## TASK
All lines of the material that contain "Affine" must be copied out.

## INFORMATION
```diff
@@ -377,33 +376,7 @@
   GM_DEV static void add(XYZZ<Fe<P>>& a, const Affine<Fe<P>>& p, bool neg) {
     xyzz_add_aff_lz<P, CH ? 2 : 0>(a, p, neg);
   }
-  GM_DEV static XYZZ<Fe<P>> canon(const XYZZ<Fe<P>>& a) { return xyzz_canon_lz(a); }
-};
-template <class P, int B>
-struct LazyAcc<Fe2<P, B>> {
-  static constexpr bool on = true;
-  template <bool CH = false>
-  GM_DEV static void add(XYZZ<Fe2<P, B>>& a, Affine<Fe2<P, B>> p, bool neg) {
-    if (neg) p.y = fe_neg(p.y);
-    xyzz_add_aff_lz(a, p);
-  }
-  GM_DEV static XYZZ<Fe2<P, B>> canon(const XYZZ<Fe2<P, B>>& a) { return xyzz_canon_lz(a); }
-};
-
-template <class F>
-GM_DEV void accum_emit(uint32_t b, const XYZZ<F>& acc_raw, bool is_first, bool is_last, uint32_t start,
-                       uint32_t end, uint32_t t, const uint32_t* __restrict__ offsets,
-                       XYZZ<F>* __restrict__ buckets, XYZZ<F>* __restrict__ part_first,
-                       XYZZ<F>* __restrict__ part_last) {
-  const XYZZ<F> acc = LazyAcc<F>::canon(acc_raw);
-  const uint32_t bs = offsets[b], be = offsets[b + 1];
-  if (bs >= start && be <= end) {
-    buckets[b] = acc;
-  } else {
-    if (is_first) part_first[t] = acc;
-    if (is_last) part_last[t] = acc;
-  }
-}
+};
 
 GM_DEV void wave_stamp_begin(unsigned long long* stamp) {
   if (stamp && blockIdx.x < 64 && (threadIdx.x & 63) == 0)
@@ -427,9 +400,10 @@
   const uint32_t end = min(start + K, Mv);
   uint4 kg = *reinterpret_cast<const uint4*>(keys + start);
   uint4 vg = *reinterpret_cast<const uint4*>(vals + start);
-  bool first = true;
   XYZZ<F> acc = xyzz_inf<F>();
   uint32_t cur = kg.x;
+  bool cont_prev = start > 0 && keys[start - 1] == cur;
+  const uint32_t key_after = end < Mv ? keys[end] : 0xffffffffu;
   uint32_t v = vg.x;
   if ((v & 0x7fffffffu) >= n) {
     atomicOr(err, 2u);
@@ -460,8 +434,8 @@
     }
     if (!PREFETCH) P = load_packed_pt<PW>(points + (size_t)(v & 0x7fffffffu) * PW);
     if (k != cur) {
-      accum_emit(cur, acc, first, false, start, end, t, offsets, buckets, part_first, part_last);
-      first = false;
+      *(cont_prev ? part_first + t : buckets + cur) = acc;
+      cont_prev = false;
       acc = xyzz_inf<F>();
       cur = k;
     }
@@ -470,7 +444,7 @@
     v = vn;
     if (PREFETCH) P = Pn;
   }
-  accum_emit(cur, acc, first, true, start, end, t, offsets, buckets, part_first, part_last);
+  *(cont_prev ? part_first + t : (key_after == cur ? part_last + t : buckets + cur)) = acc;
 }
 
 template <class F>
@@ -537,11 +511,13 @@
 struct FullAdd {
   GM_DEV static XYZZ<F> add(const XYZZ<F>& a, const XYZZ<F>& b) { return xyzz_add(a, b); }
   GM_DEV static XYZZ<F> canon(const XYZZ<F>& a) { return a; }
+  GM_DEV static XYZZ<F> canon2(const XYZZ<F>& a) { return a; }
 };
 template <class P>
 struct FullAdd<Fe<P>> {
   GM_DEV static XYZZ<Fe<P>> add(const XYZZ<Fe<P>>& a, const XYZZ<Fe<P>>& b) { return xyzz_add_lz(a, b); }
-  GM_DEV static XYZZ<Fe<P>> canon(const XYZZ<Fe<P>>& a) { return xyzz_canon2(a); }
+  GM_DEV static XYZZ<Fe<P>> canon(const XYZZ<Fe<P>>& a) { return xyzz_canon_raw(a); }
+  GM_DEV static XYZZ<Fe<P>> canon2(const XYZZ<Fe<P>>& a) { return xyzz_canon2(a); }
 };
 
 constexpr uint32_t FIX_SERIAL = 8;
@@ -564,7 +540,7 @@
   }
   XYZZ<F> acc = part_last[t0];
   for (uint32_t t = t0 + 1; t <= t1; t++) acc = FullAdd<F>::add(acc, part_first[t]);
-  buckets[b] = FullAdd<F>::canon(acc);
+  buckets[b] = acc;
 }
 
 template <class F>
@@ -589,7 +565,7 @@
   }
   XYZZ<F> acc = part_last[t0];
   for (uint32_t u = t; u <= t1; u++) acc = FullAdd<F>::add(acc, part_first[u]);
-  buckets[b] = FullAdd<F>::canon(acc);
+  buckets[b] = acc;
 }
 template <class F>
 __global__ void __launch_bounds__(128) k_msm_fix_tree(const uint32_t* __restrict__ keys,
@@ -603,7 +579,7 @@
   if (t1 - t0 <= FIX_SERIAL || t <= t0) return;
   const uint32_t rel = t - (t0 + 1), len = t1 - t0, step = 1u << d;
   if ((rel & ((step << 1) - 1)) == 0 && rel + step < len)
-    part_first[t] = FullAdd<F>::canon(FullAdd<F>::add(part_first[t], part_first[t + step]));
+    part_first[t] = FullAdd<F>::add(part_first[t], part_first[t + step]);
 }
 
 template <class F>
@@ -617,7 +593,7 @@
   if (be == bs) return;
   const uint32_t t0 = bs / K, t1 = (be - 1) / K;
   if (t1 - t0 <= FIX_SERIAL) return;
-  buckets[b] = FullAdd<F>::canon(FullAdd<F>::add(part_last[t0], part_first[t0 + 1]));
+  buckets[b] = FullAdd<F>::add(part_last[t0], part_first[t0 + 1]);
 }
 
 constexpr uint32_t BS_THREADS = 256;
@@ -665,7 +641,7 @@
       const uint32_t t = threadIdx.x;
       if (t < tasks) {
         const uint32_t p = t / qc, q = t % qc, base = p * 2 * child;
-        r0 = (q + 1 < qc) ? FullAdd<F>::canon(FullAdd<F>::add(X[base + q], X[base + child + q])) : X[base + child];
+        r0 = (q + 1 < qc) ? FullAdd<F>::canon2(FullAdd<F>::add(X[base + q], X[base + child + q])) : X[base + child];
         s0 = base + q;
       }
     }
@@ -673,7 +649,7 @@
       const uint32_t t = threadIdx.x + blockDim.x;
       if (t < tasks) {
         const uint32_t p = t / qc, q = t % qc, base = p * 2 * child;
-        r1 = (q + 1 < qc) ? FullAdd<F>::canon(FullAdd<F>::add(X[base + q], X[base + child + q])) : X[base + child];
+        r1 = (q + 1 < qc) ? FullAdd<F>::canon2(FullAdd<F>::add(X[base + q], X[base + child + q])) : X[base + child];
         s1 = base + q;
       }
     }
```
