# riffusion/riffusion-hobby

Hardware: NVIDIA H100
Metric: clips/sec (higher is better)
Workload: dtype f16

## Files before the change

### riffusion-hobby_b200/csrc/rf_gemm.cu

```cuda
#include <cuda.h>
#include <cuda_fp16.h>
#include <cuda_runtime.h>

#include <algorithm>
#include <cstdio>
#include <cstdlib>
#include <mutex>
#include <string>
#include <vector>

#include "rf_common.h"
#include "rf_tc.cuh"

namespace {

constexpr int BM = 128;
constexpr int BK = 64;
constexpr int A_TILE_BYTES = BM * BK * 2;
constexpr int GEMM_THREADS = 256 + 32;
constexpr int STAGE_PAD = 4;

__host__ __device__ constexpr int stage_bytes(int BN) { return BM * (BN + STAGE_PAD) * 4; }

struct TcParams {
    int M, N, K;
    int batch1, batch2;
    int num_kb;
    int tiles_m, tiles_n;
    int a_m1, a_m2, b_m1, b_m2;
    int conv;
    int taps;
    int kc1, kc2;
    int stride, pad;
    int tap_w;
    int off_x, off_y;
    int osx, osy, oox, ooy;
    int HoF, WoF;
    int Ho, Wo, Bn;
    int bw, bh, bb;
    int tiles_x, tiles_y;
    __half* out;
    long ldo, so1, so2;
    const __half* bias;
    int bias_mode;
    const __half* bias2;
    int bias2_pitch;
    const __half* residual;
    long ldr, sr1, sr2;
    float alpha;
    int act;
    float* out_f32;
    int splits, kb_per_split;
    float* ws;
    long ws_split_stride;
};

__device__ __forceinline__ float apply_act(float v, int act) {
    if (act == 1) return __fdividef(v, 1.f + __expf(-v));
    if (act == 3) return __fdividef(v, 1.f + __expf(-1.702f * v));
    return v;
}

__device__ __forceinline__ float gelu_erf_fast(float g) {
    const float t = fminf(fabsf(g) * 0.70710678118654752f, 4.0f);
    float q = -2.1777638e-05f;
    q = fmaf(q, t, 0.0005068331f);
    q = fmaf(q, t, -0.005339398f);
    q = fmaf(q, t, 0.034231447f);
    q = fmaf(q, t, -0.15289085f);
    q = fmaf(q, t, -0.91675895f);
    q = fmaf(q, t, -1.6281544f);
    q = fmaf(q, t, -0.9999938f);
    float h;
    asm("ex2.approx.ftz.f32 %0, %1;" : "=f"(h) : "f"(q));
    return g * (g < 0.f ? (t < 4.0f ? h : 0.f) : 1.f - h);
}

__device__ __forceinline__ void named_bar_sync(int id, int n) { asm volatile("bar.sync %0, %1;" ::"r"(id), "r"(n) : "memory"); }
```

## OUTPUT
   GM_DEV static void add(XYZZ<Fe<P>>& a, const Affine<Fe<P>>& p, bool neg) {
-  GM_DEV static void add(XYZZ<Fe2<P, B>>& a, Affine<Fe2<P, B>> p, bool neg) {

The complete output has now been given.